Any help would be great. 
Thanks in advance.


----------



## TCampbell (Feb 8, 2017)

If the card has lots of space and the camera has lots of battery then I'm stumped... did you maybe check the sleep timer?

When I do astrophotography my camera is connected to an AC power supply (not battery power).  But if it sat idle for a few minutes while I'm working on other things in the observatory, the camera would go to sleep.  I'd return to the computer that controls the camera and find the camera wouldn't respond only to realize the camera had gone to sleep.  I finally switched it to a mode where it can't sleep (problem solved).  But I think it was only ever an issue if the camera was actually idle.  If it was taking shots continuously I do not every recall it having a problem.

Have you done a "low level" format of the card (always format the card in the camera... never format the card using the computer)?  I might imagine that if the camera hits a problem writing a file to the card then that might cancel the interval timer.

As for the interval gap being equal to or greater than the exposure... that's not needed.  If I use an EXTERNAL control (external wired shutter release or computer) then at the end of the exposure, I have to give enough time for the file to save to the card before starting the next exposure (but even a slow card can typically save the file in a second or two... so if I set the interval delay to "0" it will miss the exposure... but if I took a 30 seconds shot and set the interval delay to say... just 2 or 3 seconds... it's fine and it starts the next shot.

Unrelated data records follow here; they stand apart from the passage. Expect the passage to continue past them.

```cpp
template <typename T, int LAYER, bool SAVE, int NPRE>
__device__ __forceinline__ void cs_role(const CsP& p, char* smem, char* aux, int ring_bytes, int t, int lane, int u0, int nunits, int steps) {
  constexpr bool RESIDUAL = LAYER == 1 || LAYER == 3;
  constexpr bool FINAL = LAYER == 3;
  constexpr int KS = 14;
  constexpr uint32_t ONE = One<T>::v, ONE2 = ONE | (ONE << 16);
  const int R = p.R, TPR = p.TPR, FW = p.FW, VB = p.VB;
  const int n = lane & 31, h = lane >> 5;
  const int r = t / TPR, xc = t - r * TPR;
  const bool has_task = t < R * TPR;
  const int x = xc * 32 + n;
  const int pitch = (FW + 2) * PIXB, rp = R * pitch;
  const int D0 = 3 * R + 2, D1 = 2 * R + 2, D4 = 3 * R + 2;
  const int off1 = D0 * pitch, off2 = off1 + D1 * pitch, off3 = off2 + D1 * pitch, off4 = off3 + D1 * pitch;
  const int Din = LAYER == 0 ? D0 : D1;
  const int Dres = LAYER == 1 ? D0 : D4;
  const int in_bytes = Din * pitch, out_bytes = D1 * pitch, res_bytes = Dres * pitch, raw_bytes = D4 * pitch;
  char* rin = smem + (LAYER == 0 ? 0 : LAYER == 1 ? off1 : LAYER == 2 ? off2 : off3);
  char* rout = smem + (LAYER == 0 ? off1 : LAYER == 1 ? off2 : off3);
  char* rres = smem + (LAYER == 1 ? 0 : off4);

  uint4 wa[KS];
#pragma unroll
  for (int c = 0; c < KS; ++c) wa[c] = *reinterpret_cast<const uint4*>(smem + ((LAYER * KS_MAX + c) * 64 + lane) * 16);
  __syncthreads();
  for (int i = threadIdx.x; i < ring_bytes / 16; i += 1024) reinterpret_cast<uint4*>(smem)[i] = uint4{0u, 0u, 0u, 0u};

  const int H = p.H, W = p.W, h2 = H >> 1, w2 = W >> 1;
  const int lag = (LAYER + 1) * (R + 1);
  const int total_rows = nunits * VB;
  const int s_beg = has_task ? (lag - r + R - 1) / R : steps, s_end = has_task ? (total_rows + lag - r + R - 1) / R : steps;
  Cursor cur;
  cur.init(p, u0, nunits, r - lag);
  int o_in = posmod(r - lag, Din) * pitch, o_out = posmod(r - lag, D1) * pitch, o_res = posmod(r - lag, Dres) * pitch, o_raw = posmod(r - lag, D4) * pitch;
  auto wrap_add = [](int o, int add, int bytes) { o += add; return o >= bytes ? o - bytes : o; };
  const int xo = x * PIXB + h * 16;
  const int a4c = h ? x * PIXB : x * PIXB + 128;
  const int a13c = h ? (int)(aux - rin) : x * PIXB + 128;
  const int wr = (x + 1) * PIXB + h * 8;
  int ybase = 0, pixb = 0;
  bool col_in = false, col_own = false, cols_all_in = false;
  auto unit_values = [&](const Cursor& c, int& yb, int& pb, bool& ci, bool& co, bool& call) {
    const int gx = c.U.fx0 + x;
    yb = c.U.yb0 - 4;
    ci = (unsigned)gx < (unsigned)W;
    co = ci && gx >= c.U.xs && gx < c.U.xe;
    pb = c.U.b * H * W + (ci ? gx : 0);
    call = c.U.fx0 + xc * 32 >= 0 && c.U.fx0 + xc * 32 + 32 <= W;
  };
  unit_values(cur, ybase, pixb, col_in, col_own, cols_all_in);

  Cursor c0;
  int o0 = 0, ybase0 = 0, pixb0 = 0, pix0 = 0;
  bool col_in0 = false, col_own0 = false, cols_all_in0 = false, in0 = false, own0 = false, row_in0 = false;
  float xin[3] = {0.f, 0.f, 0.f};
  const int s0_end = has_task ? (total_rows - r + R - 1) / R : 0;
  auto load_x0 = [&](int s_next) {
    in0 = false; own0 = false; row_in0 = false;
    if (s_next < s0_end) {
      const int y = ybase0 + c0.i;
      row_in0 = (unsigned)y < (unsigned)H;
      in0 = row_in0 && col_in0;
      own0 = in0 && col_own0 && y >= c0.U.yb0 && y < c0.U.yb1;
      const int cy = row_in0 ? y : 0;
      pix0 = pixb0 + cy * W;
      const int cx = pix0 - (c0.U.b * H + cy) * W;
      const float* src = h ? p.small + (size_t)((c0.U.b * h2 + (cy >> 1)) * w2 + (cx >> 1)) * p.ld_small : p.fine + (size_t)pix0 * p.ld_fine;
#ifdef CS_EXP_NO_STAGE0_LOADS
      xin[0] = (float)pix0; xin[1] = 1.f; xin[2] = 0.5f;
      (void)src;
#else
      xin[0] = src[0]; xin[1] = src[1]; xin[2] = src[2];
#endif
    }
  };
  if (LAYER == 0) {
    c0.init(p, u0, nunits, r);
    o0 = posmod(r, D0) * pitch;
    unit_values(c0, ybase0, pixb0, col_in0, col_own0, cols_all_in0);
    load_x0(0);
  }

  f32x16_t acc;
  auto conv_part_n = [&](auto pre_t) {
    constexpr bool pre = decltype(pre_t)::value;
    constexpr int C0 = pre ? 0 : NPRE, C1 = pre ? NPRE : KS;
    const int o_m1 = o_in == 0 ? in_bytes - pitch : o_in - pitch;
    const int o_p1 = o_in + pitch == in_bytes ? 0 : o_in + pitch;
    const char* q0 = rin + xo + o_m1;
    const char* q1 = rin + xo + 16 + o_in;
    const char* q2 = rin + xo + o_p1;
    const char* q4 = rin + a4c + (h ? o_in : o_m1);
    const char* q13 = rin + a13c + (h ? 0 : o_p1);
    f32x16_t c_init = {0.f, 0.f, 0.f, 0.f, 0.f, 0.f, 0.f, 0.f, 0.f, 0.f, 0.f, 0.f, 0.f, 0.f, 0.f, 0.f};
    if (RESIDUAL && pre) {
      const char* qr = rres + o_res + wr;
      uint2 rv[3];
#pragma unroll
      for (int b = 0; b < 3; ++b) rv[b] = *reinterpret_cast<const uint2*>(qr + b * 16);
#pragma unroll
      for (int b = 0; b < 3; ++b) {
        float r0, r1, r2, r3;
        unpack2<T>(rv[b].x, r0, r1); unpack2<T>(rv[b].y, r2, r3);
        c_init[4 * b] = r0; c_init[4 * b + 1] = r1; c_init[4 * b + 2] = r2; c_init[4 * b + 3] = r3;
      }
    }
    constexpr int BATCH = 6;
#pragma unroll
    for (int c0_ = C0; c0_ < C1; c0_ += BATCH) {
      uint4 bf[BATCH];
#pragma unroll
      for (int c = c0_; c < c0_ + BATCH && c < C1; ++c) {
        const char* a = c < 4 ? q0 + 32 * c : c == 4 ? q4 : c < 9 ? q1 + 32 * (c - 5) : c < 13 ? q2 + 32 * (c - 9) : q13;
#ifdef CS_EXP_NO_LDSREAD
        bf[c - c0_] = uint4{(uint32_t)x, (uint32_t)c, 0u, 0u};
#else
        bf[c - c0_] = *reinterpret_cast<const uint4*>(a);
#endif
      }
      __builtin_amdgcn_sched_barrier(0);
#pragma unroll
      for (int c = c0_; c < c0_ + BATCH && c < C1; ++c) {
#ifdef CS_EXP_NO_MFMA
        acc[c] = ((pre && c == 0) ? c_init[c] : acc[c]) + __uint_as_float(bf[c - c0_].x ^ wa[c].x);
#else
        acc = mma32<T>(wa[c], bf[c - c0_], (pre && c == 0) ? c_init : acc);
#endif
      }
      __builtin_amdgcn_sched_barrier(0);
    }
    if (pre && NPRE == 0) acc = c_init;
  };

  bool act = 0 >= s_beg && 0 < s_end;
  if (act) conv_part_n(std::true_type());

  CSP_DECL();
  for (int s = 0; s < steps; ++s) {
    CSP(0);
#ifndef CS_EXP_NO_BARRIER
    __syncthreads();
#endif
    CSP(1);
    if (LAYER == 0) {
      if (s < s0_end) {
        const uint4 w0 = *reinterpret_cast<const uint4*>(aux + 16 + 2048 + lane * 16);
        const uint4 bx = {pack2<T>(xin[0], xin[1]), pack2<T>(xin[2], h ? 0.f : 1.f), h ? 0u : ONE2, 0u};
        const f32x16_t z = {0.f, 0.f, 0.f, 0.f, 0.f, 0.f, 0.f, 0.f, 0.f, 0.f, 0.f, 0.f, 0.f, 0.f, 0.f, 0.f};
        const f32x16_t a0 = mma32<T>(w0, bx, z);
        char* o = rin + o0 + wr;
        const bool in_now = in0, own_now = own0, all_in = row_in0 && cols_all_in0;
        const int pix_now = pix0;
        if (SAVE && own_now && p.save_netin) {
          T* d = reinterpret_cast<T*>(p.save_netin) + (size_t)pix_now * p.ld_netin + (h ? 0 : 3);
#pragma unroll
          for (int e = 0; e < 3; ++e) d[e] = Elem<T>::from_f32(xin[e]);
          if (!h) { d[3] = Elem<T>::from_f32(0.f); d[4] = Elem<T>::from_f32(0.f); }
        }
        uint2 pk[3];
#pragma unroll
        for (int b = 0; b < 3; ++b) {
          pk[b].x = relu_bf16x2(packo<T>(a0[4 * b], a0[4 * b + 1]));
          pk[b].y = relu_bf16x2(packo<T>(a0[4 * b + 2], a0[4 * b + 3]));
        }
        if (!all_in) {
#pragma unroll
          for (int b = 0; b < 3; ++b) { pk[b].x = in_now ? pk[b].x : 0u; pk[b].y = in_now ? pk[b].y : 0u; }
        }
#pragma unroll
        for (int b = 0; b < 3; ++b) {
          *reinterpret_cast<uint2*>(o + b * 16) = pk[b];
          if (SAVE && own_now && p.save_act[0])
            *reinterpret_cast<uint2*>(reinterpret_cast<char*>(p.save_act[0]) + ((size_t)pix_now * p.ld_act[0] + 8 * b + 4 * h) * 2) = pk[b];
        }
      }
      c0.i += R;
      if (c0.i >= VB) {
        c0.i -= R;
        c0.advance(p, u0, nunits, R);
        unit_values(c0, ybase0, pixb0, col_in0, col_own0, cols_all_in0);
      }
      o0 = wrap_add(o0, rp, D0 * pitch);
      load_x0(s + 1);
    }
    CSP(2);
    if (act) {
      const int y = ybase + cur.i;
      const bool row_in = (unsigned)y < (unsigned)H;
      const bool all_in = row_in && cols_all_in;
      const bool inside = row_in && col_in;
      const bool own = inside && col_own && y >= cur.U.yb0 && y < cur.U.yb1;
      const int cy = row_in ? y : 0;
      const int pix = pixb + cy * W;
      float f3[3] = {0.f, 0.f, 0.f}, s3[3] = {0.f, 0.f, 0.f};
      if (FINAL) {
#ifndef CS_EXP_NO_TAIL_LOADS
        const int cx = pix - (cur.U.b * H + cy) * W;
        const float* fr = p.fine + (size_t)(pix + (h - (cy & 1)) * W) * p.ld_fine;
        const float* sp = p.small + (size_t)((cur.U.b * h2 + (cy >> 1)) * w2 + (cx >> 1)) * p.ld_small;
#pragma unroll
        for (int c = 0; c < 3; ++c) { f3[c] = fr[c]; s3[c] = sp[c]; }
#endif
      }
      conv_part_n(std::false_type());
      CSP(4);
      uint4 wo1 = {0u, 0u, 0u, 0u}, wo2 = {0u, 0u, 0u, 0u};
      if (FINAL) {
        wo1 = *reinterpret_cast<const uint4*>(aux + 16 + lane * 16);
        wo2 = *reinterpret_cast<const uint4*>(aux + 16 + 1024 + lane * 16);
      }
      uint2 pk[3];
#pragma unroll
      for (int b = 0; b < 3; ++b) {
        pk[b].x = packo<T>(acc[4 * b], acc[4 * b + 1]);
        pk[b].y = packo<T>(acc[4 * b + 2], acc[4 * b + 3]);
      }
      if (!FINAL) {
        if (LAYER == 1) {
          char* o4 = smem + off4 + o_raw + wr;
          if (!all_in) {
#pragma unroll
            for (int b = 0; b < 3; ++b) { pk[b].x = inside ? pk[b].x : 0u; pk[b].y = inside ? pk[b].y : 0u; }
          }
#pragma unroll
          for (int b = 0; b < 3; ++b) {
            *reinterpret_cast<uint2*>(o4 + b * 16) = pk[b];
            if (SAVE && own && p.save_act[2])
              *reinterpret_cast<uint2*>(reinterpret_cast<char*>(p.save_act[2]) + ((size_t)pix * p.ld_act[2] + 8 * b + 4 * h) * 2) = pk[b];
          }
        }
#pragma unroll
        for (int b = 0; b < 3; ++b) { pk[b].x = relu_bf16x2(pk[b].x); pk[b].y = relu_bf16x2(pk[b].y); }
        if (LAYER != 1 && !all_in) {
#pragma unroll
          for (int b = 0; b < 3; ++b) { pk[b].x = inside ? pk[b].x : 0u; pk[b].y = inside ? pk[b].y : 0u; }
        }
        char* o = rout + o_out + wr;
#pragma unroll
        for (int b = 0; b < 3; ++b) {
          *reinterpret_cast<uint2*>(o + b * 16) = pk[b];
          if (SAVE && LAYER != 1 && own && p.save_act[LAYER + 1])
            *reinterpret_cast<uint2*>(reinterpret_cast<char*>(p.save_act[LAYER + 1]) + ((size_t)pix * p.ld_act[LAYER + 1] + 8 * b + 4 * h) * 2) = pk[b];
        }
      } else {
#ifdef CS_EXP_NO_TAIL
        if (own && h == 0 && pk[0].x == 0x12345u) p.out[(size_t)pix * p.ld_out] = 1.f;
#else
        if (SAVE && own && p.save_act[4]) {
#pragma unroll
          for (int b = 0; b < 3; ++b)
            *reinterpret_cast<uint2*>(reinterpret_cast<char*>(p.save_act[4]) + ((size_t)pix * p.ld_act[4] + 8 * b + 4 * h) * 2) = pk[b];
        }
        const f32x16_t z = {0.f, 0.f, 0.f, 0.f, 0.f, 0.f, 0.f, 0.f, 0.f, 0.f, 0.f, 0.f, 0.f, 0.f, 0.f, 0.f};
        f32x16_t a2 = mma32<T>(wo1, uint4{pk[0].x, pk[0].y, pk[1].x, pk[1].y}, z);
        a2 = mma32<T>(wo2, uint4{pk[2].x, pk[2].y, ONE2, ONE}, a2);
        const uint32_t wlp = pack2<T>(fmaxf(a2[0], 0.f), 0.f);
        float wlv, unused;
        unpack2<T>(wlp, wlv, unused);
        const float wgt = 1.f / (1.f + __expf(-wlv));
        float res[3];
#pragma unroll
        for (int c = 0; c < 3; ++c) {
          const float pair = f3[c] + dpp_xor1(f3[c]);
          float p_lo, p_hi, f_lo, f_hi;
          both_halves(pair, p_lo, p_hi);
          both_halves(f3[c], f_lo, f_hi);
          const float low = 0.25f * (p_lo + p_hi);
          const float fme = (cy & 1) ? f_hi : f_lo;
          res[c] = fme - wgt * low + wgt * s3[c];
        }
        if (own && h == 0) {
          float* o = p.out + (size_t)pix * p.ld_out;
#pragma unroll
          for (int c = 0; c < 3; ++c) o[c] = res[c];
          if (SAVE && p.save_wl) reinterpret_cast<uint16_t*>(p.save_wl)[(size_t)pix * p.ld_wl] = (uint16_t)(wlp & 0xffffu);
        }
#endif
      }
    }
    CSP(5);
    cur.i += R;
    if (cur.i >= VB) {
      cur.i -= R;
      cur.advance(p, u0, nunits, R);
      unit_values(cur, ybase, pixb, col_in, col_own, cols_all_in);
    }
    o_in = wrap_add(o_in, rp, in_bytes);
    if (!FINAL) o_out = wrap_add(o_out, rp, out_bytes);
    if (RESIDUAL) o_res = wrap_add(o_res, rp, res_bytes);
    if (LAYER == 1) o_raw = wrap_add(o_raw, rp, raw_bytes);
    act = s + 1 >= s_beg && s + 1 < s_end;
    if (act) conv_part_n(std::true_type());
    CSP(6);
  }
}

template <typename T, bool SAVE, bool R1>
__global__ __launch_bounds__(1024) void compose_stream_fwd_kernel(const CsP p) {
  extern __shared__ __attribute__((aligned(16))) char smem[];
  const int tid = threadIdx.x, lane = tid & 63, wave = sfl(tid >> 6);
  const int rows = 12 * p.R + 10;
  const int ring_bytes = rows * (p.FW + 2) * PIXB;
  char* aux = smem + ring_bytes;
  stage_weights<T>(smem, aux, p, tid);
  const int G = gridDim.x, g = blockIdx.x;
  const int u0 = (int)(((long)p.units * g) / G), u1 = (int)(((long)p.units * (g + 1)) / G);
  const int nunits = u1 - u0;
  const int steps = nunits > 0 ? (nunits * p.VB + 4 * (p.R + 1) + p.R - 1) / p.R : 0;
  const int layer = wave >> 2, t = wave & 3;
  __syncthreads();
  const int r = t / p.TPR;
#define CS_ROLE(L)                                                                                   \
  do {                                                                                               \
    if (R1 || r == 0) cs_role<T, L, SAVE, 9>(p, smem, aux, ring_bytes, t, lane, u0, nunits, steps);  \
    else if (r == 1) cs_role<T, L, SAVE, 4>(p, smem, aux, ring_bytes, t, lane, u0, nunits, steps);   \
    else cs_role<T, L, SAVE, 0>(p, smem, aux, ring_bytes, t, lane, u0, nunits, steps);               \
  } while (0)
  if (layer == 0) CS_ROLE(0);
  else if (layer == 1) CS_ROLE(1);
  else if (layer == 2) CS_ROLE(2);
  else CS_ROLE(3);
#undef CS_ROLE
}

}

extern "C" int dd_compose_stream_plan(int N, int H, int W, int cus, int* out8) {
  if (N <= 0 || H <= 0 || W <= 0 || cus <= 0 || !out8) return DD_ERR_INVALID;
  int n_strips = 1, SO = W, FW = ((W + 31) / 32) * 32;
  if (W > 128) {
    for (n_strips = 2;; ++n_strips) {
      SO = (W + n_strips - 1) / n_strips;
      SO += SO & 1;
      FW = ((SO + 8 + 31) / 32) * 32;
      if (FW <= 128) break;
    }
  }
  const int R = FW == 32 ? 4 : FW == 64 ? 2 : 1;
  long best = -1; int bestBH = 0;
  for (int d = 1; d <= 16; ++d) {
    int BH = (H + d - 1) / d;
    BH = ((BH + 3) / 4) * 4;
    if (BH < 4) BH = 4;
    const int nb = (H + BH - 1) / BH;
    const long units = (long)N * n_strips * nb;
    const long G = units < cus ? units : cus;
    const long per = (units + G - 1) / G;
    const long cost = per * (BH + 8) + 4 * (R + 1);
    if (best < 0 || cost < best) { best = cost; bestBH = BH; }
  }
  const int nb = (H + bestBH - 1) / bestBH;
  out8[0] = FW; out8[1] = R; out8[2] = FW / 32; out8[3] = n_strips; out8[4] = SO; out8[5] = bestBH; out8[6] = nb; out8[7] = bestBH + 8;
  return DD_OK;
}

int dd_compose_stream_fwd_launch(const dd_compose_args* a, hipStream_t s) {
  CsP p;
  p.small = a->small; p.fine = a->fine; p.out = a->out;
  p.w_in = a->w_in; p.b_in = a->b_in; p.w_out = a->w_out; p.b_out = a->b_out;
  for (int l = 0; l < 4; ++l) { p.w_res[l] = a->w_res[l]; p.b_res[l] = a->b_res[l]; }
  bool save = a->save_wl != nullptr;
  for (int i = 0; i < 5; ++i) { p.save_act[i] = a->save_act[i]; p.ld_act[i] = a->ld_act[i]; save = save || a->save_act[i]; }
  p.save_wl = a->save_wl; p.ld_wl = a->ld_wl;
  p.save_netin = a->save_netin; p.ld_netin = a->ld_netin; save = save || a->save_netin;
  p.ld_small = a->ld_small; p.ld_fine = a->ld_fine; p.ld_out = a->ld_out;
  p.N = a->N; p.H = a->H; p.W = a->W;
  DD_REQUIRE((long)a->N * a->H * a->W < (1l << 31) / 64, "dd_compose_net_fwd: N * H * W = %ld pixels exceed the 32-bit offsets of the kernel", (long)a->N * a->H * a->W);
  const int cus = dd_device_cus();
  int g8[8];
  if (dd_compose_stream_plan(a->N, a->H, a->W, cus, g8) != DD_OK) return DD_ERR_INVALID;
  p.FW = g8[0]; p.R = g8[1]; p.TPR = g8[2]; p.n_strips = g8[3]; p.SO = g8[4]; p.BH = g8[5]; p.nb = g8[6]; p.VB = g8[7];
  p.units = a->N * p.n_strips * p.nb;
  const int grid = p.units < cus ? p.units : cus;
  const int lds = (12 * p.R + 10) * (p.FW + 2) * PIXB + AUX_BYTES;
#define CS_LAUNCH(T, SV, R1)                                                                          \
  do {                                                                                                \
    dd_allow_max_lds(reinterpret_cast<const void*>(compose_stream_fwd_kernel<T, SV, R1>));            \
    hipLaunchKernelGGL((compose_stream_fwd_kernel<T, SV, R1>), dim3(grid), dim3(1024), lds, s, p);    \
  } while (0)
#define CS_LAUNCH_R(T, SV) do { if (p.R == 1) CS_LAUNCH(T, SV, true); else CS_LAUNCH(T, SV, false); } while (0)
  if (a->dtype == DD_BF16) { if (save) CS_LAUNCH_R(bf16_t, true); else CS_LAUNCH_R(bf16_t, false); }
  else { if (save) CS_LAUNCH_R(f16_t, true); else CS_LAUNCH_R(f16_t, false); }
#undef CS_LAUNCH_R
#undef CS_LAUNCH
  DD_LAUNCH_CHECK();
  return DD_OK;
}
```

However you can also put the camera in "continuous" shooting mode (as if taking rapid burst photography for action shots) and use a remote shutter release to lock the shutter button down (remote releases usually have a lock mechanism) and the second the camera ends one shot it will start the next ... and the previous shot will save to the memory card while the camera is capturing the next shot.  This is a better technique if you're trying to capture star trails because when you merge the images (e.g. using StarStaX software) you wont have gaps in the star trails caused by the pauses between photos.


----------



## Stormchase (Feb 12, 2017)

Huh now that's a good idea with continuous shooting for timelapse and i think ill try that. starstax has a gap fill option that works OK but good idea especially for trails. I'm sure the quality will better.
yeah i format in camera.
ac power is the way to go but i always find myself walking a bit to find a composition. I have an inverter built in the bed of the truck but it always seems that Im too far even for extension cords. Most times i shoot over 300 frames I need to run over and change the battery fast enough to not be noticeable in the video. its a 50/50 chance haha. 
Went through the settings and saw the "auto off" was set to 1 minute. With a 10 second interval it shouldn't effect it without another glitch happening. I changed it to "Disable" anyways. Might fix it. Although I do ;like the continuous method. I haven't changed much since I first learned about it years back. It was the recommended setting from then.


----------



## table1349 (Feb 12, 2017)

Stormchase said:


> Huh now that's a good idea with continuous shooting for timelapse and i think ill try that. starstax has a gap fill option that works OK but good idea especially for trails. I'm sure the quality will better.
> yeah i format in camera.
> ac power is the way to go but i always find myself walking a bit to find a composition. I have an inverter built in the bed of the truck but it always seems that Im too far even for extension cords. Most times i shoot over 300 frames I need to run over and change the battery fast enough to not be noticeable in the video. its a 50/50 chance haha.
> Went through the settings and saw the "auto off" was set to 1 minute. With a 10 second interval it shouldn't effect it without another glitch happening. I changed it to "Disable" anyways. Might fix it. Although I do ;like the continuous method. I haven't changed much since I first learned about it years back. It was the recommended setting from then.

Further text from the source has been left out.